── THE RECORDS
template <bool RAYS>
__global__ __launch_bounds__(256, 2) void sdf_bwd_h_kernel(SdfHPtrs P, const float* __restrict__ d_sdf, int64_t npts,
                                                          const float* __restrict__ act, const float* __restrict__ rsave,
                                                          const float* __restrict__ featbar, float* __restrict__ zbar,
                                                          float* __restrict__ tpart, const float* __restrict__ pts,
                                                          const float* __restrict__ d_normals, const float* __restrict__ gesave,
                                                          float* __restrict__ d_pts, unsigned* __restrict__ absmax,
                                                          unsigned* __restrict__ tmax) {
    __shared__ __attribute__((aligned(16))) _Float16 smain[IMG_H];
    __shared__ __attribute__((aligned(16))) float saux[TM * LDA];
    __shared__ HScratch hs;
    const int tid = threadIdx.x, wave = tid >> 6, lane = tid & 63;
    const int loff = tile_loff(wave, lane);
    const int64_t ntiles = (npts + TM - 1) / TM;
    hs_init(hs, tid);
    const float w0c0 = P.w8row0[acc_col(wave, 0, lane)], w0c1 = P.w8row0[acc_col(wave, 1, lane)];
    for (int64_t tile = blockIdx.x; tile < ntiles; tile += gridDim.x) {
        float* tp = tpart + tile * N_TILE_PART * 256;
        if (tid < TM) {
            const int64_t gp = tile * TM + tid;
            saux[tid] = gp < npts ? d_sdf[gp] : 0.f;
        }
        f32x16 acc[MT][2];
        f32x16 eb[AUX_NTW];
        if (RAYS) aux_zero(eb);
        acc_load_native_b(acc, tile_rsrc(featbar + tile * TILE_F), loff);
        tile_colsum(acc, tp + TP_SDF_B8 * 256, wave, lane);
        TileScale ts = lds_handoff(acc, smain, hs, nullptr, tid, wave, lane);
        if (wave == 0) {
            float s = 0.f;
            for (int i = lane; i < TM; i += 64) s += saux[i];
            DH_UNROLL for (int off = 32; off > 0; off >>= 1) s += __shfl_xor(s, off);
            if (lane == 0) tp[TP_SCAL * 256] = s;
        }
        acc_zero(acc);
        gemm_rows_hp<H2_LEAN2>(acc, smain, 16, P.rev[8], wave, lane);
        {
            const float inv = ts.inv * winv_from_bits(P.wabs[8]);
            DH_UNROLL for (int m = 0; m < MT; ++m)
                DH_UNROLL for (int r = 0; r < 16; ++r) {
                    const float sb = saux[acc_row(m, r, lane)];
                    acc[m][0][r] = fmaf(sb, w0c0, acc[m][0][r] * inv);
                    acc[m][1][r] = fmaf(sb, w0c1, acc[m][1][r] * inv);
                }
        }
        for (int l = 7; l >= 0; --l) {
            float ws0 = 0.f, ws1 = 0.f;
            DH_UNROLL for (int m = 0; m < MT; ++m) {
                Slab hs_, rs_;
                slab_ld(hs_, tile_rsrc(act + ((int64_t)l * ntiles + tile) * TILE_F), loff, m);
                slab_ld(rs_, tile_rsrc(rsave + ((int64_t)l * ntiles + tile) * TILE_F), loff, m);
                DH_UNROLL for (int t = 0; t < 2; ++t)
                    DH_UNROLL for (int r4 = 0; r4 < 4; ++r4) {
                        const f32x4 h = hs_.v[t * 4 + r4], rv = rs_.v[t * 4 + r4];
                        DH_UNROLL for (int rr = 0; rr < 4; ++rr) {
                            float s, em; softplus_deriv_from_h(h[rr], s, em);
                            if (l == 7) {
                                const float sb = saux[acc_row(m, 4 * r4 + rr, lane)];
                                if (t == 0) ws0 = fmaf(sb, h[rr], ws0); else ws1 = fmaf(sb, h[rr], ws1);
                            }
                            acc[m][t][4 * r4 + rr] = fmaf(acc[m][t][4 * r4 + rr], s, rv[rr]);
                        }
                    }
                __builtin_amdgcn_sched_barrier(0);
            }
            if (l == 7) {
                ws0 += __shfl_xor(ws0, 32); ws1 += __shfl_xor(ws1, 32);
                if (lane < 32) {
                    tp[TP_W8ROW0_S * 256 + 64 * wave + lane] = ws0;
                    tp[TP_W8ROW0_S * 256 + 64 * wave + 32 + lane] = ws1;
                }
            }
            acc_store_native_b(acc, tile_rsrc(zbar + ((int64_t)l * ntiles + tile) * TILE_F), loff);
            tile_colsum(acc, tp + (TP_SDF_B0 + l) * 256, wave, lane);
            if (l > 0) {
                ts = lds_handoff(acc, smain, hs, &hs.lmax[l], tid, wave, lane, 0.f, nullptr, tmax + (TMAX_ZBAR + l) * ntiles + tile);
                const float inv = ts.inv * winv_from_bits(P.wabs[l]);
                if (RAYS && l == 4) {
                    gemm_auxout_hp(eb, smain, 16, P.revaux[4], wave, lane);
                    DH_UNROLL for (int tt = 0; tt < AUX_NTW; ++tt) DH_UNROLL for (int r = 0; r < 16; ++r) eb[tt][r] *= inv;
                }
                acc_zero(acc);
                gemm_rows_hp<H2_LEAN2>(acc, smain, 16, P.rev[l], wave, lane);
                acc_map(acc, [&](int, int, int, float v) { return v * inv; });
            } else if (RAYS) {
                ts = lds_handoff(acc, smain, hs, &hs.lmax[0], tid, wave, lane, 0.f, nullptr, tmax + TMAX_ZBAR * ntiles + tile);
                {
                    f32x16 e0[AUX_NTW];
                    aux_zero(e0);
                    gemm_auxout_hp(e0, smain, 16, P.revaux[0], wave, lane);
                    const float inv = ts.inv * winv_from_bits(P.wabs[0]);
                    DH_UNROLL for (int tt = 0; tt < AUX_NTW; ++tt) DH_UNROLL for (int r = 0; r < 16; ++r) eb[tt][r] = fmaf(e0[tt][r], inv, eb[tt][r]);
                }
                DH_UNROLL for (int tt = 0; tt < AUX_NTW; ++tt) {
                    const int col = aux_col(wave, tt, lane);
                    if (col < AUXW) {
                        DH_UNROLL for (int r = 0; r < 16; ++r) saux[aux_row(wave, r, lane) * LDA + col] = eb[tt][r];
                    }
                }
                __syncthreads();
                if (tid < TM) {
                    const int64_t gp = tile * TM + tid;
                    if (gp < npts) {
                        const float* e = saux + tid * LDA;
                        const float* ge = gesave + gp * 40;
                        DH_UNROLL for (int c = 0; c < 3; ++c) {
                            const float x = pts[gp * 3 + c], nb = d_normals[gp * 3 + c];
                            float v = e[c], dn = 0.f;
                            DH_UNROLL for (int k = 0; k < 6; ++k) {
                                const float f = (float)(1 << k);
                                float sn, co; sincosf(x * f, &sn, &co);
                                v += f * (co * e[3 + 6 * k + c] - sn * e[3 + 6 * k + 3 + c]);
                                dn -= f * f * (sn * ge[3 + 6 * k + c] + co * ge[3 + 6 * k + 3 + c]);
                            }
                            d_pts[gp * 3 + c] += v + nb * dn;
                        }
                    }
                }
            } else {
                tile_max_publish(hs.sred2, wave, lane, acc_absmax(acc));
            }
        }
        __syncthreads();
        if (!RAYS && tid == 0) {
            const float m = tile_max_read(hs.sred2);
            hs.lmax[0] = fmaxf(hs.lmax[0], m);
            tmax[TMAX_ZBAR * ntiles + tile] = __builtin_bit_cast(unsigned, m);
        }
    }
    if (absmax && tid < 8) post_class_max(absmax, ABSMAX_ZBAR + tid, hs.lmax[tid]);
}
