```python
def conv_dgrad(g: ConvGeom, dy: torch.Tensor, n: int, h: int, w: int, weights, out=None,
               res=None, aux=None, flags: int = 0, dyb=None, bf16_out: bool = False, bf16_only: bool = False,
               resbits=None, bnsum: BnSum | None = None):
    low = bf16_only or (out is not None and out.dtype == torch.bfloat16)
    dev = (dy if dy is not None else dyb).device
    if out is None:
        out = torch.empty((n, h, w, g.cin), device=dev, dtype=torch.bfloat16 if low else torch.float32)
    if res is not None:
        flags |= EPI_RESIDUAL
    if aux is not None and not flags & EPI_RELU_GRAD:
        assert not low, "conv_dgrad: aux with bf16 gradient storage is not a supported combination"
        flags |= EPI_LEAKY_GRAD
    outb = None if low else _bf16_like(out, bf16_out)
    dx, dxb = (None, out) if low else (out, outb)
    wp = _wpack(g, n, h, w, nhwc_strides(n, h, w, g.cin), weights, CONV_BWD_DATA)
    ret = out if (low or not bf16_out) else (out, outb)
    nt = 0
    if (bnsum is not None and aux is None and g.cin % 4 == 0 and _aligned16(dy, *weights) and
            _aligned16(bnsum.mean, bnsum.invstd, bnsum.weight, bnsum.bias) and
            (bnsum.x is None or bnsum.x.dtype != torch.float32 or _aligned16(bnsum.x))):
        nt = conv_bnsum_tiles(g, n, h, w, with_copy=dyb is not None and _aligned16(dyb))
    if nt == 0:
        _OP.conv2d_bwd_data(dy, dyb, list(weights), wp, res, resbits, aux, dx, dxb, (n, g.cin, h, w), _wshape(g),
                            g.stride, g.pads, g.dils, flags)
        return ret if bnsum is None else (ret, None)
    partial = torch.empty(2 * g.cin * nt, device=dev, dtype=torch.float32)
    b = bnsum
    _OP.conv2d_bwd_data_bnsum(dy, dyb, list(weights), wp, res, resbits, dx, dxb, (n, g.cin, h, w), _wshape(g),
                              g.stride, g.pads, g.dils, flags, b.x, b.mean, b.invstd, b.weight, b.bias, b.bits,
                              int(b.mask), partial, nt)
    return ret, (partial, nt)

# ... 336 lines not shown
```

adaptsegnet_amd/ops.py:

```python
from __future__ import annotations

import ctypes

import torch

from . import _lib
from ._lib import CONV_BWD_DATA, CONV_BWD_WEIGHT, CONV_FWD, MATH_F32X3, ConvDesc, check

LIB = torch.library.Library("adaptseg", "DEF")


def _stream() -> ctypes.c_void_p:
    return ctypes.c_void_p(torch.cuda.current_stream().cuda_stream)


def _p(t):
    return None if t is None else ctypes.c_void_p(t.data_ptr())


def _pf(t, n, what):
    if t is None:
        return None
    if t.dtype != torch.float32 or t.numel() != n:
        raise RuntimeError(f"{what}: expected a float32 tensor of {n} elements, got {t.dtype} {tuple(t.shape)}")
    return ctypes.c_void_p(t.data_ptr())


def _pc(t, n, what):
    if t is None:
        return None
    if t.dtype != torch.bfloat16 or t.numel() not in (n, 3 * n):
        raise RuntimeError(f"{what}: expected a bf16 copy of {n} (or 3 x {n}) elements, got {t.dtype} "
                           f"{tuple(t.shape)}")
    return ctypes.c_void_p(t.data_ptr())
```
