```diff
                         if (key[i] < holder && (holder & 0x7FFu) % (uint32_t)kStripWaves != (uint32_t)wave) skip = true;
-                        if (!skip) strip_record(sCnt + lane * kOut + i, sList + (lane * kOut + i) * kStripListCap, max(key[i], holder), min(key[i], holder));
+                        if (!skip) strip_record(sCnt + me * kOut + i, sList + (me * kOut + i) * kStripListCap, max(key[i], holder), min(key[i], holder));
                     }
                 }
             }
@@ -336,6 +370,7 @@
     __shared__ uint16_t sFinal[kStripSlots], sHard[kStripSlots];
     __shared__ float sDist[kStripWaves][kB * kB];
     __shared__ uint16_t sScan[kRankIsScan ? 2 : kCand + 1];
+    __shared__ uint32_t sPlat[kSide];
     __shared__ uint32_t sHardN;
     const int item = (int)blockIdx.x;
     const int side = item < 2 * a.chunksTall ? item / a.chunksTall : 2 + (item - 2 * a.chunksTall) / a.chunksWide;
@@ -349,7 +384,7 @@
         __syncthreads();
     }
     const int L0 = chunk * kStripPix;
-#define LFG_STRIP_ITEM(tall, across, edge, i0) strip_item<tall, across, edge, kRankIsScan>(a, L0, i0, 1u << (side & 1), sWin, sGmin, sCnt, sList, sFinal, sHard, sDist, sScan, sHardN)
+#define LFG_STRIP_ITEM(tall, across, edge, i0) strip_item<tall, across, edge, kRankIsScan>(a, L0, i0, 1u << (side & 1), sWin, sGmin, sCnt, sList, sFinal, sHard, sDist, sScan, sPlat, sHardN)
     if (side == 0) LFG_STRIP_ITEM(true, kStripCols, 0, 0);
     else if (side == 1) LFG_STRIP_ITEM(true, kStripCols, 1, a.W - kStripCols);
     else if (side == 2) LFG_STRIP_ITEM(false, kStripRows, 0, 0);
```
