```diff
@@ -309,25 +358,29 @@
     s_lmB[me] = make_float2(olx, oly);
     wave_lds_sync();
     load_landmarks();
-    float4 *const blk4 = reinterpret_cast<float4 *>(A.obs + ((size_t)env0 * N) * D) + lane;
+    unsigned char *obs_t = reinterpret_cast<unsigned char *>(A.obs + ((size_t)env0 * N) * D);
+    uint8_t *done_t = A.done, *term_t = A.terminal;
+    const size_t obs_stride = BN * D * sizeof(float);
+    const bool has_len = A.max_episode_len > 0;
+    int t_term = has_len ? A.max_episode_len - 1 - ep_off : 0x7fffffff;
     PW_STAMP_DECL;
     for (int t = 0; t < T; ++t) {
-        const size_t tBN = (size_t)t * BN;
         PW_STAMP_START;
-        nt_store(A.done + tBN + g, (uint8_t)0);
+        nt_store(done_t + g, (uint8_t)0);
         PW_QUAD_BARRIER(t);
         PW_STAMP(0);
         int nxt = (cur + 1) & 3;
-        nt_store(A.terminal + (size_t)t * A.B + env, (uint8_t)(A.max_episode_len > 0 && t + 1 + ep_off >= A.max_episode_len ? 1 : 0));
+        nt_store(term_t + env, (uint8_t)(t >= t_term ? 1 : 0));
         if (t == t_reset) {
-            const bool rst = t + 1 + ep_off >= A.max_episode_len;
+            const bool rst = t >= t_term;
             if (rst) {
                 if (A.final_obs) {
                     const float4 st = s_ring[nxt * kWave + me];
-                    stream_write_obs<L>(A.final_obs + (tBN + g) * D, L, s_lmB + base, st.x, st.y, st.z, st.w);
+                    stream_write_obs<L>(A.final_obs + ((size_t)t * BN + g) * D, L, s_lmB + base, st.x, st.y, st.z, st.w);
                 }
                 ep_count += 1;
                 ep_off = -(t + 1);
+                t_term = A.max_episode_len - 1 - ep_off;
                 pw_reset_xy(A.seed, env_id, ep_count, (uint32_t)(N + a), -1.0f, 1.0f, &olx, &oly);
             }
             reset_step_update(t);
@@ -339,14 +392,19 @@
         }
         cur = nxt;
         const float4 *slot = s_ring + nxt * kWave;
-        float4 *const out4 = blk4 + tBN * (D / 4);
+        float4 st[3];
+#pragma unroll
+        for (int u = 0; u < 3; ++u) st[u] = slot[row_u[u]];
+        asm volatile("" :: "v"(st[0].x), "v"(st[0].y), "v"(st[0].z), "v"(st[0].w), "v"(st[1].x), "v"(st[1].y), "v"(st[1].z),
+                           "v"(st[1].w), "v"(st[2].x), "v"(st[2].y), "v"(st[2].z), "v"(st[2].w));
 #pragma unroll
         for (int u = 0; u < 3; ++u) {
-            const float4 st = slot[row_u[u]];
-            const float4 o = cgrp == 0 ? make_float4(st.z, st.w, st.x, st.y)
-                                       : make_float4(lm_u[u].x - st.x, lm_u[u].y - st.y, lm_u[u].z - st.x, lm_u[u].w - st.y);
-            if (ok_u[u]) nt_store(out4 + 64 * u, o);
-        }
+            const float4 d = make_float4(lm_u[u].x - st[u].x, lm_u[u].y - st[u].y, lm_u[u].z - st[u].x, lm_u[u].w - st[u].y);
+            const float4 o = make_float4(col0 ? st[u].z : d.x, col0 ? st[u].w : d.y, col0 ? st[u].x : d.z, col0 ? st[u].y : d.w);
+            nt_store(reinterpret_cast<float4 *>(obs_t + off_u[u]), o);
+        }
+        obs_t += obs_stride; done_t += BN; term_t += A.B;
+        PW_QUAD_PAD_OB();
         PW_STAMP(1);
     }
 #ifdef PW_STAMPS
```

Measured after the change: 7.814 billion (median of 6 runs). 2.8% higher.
────
# [HOW TO COMPLETE THIS TASK]
Throughout the data above, report every line that contains the string "saux".

# [WRITTEN RESPONSE]
    __shared__ __attribute__((aligned(16))) float saux[TM * LDA];
            saux[tid] = gp < npts ? d_sdf[gp] : 0.f;
            for (int i = lane; i < TM; i += 64) s += saux[i];
                    const float sb = saux[acc_row(m, r, lane)];
                                const float sb = saux[acc_row(m, 4 * r4 + rr, lane)];
                        DH_UNROLL for (int r = 0; r < 16; ++r) saux[aux_row(wave, r, lane) * LDA + col] = eb[tt][r];
                        const float* e = saux + tid * LDA;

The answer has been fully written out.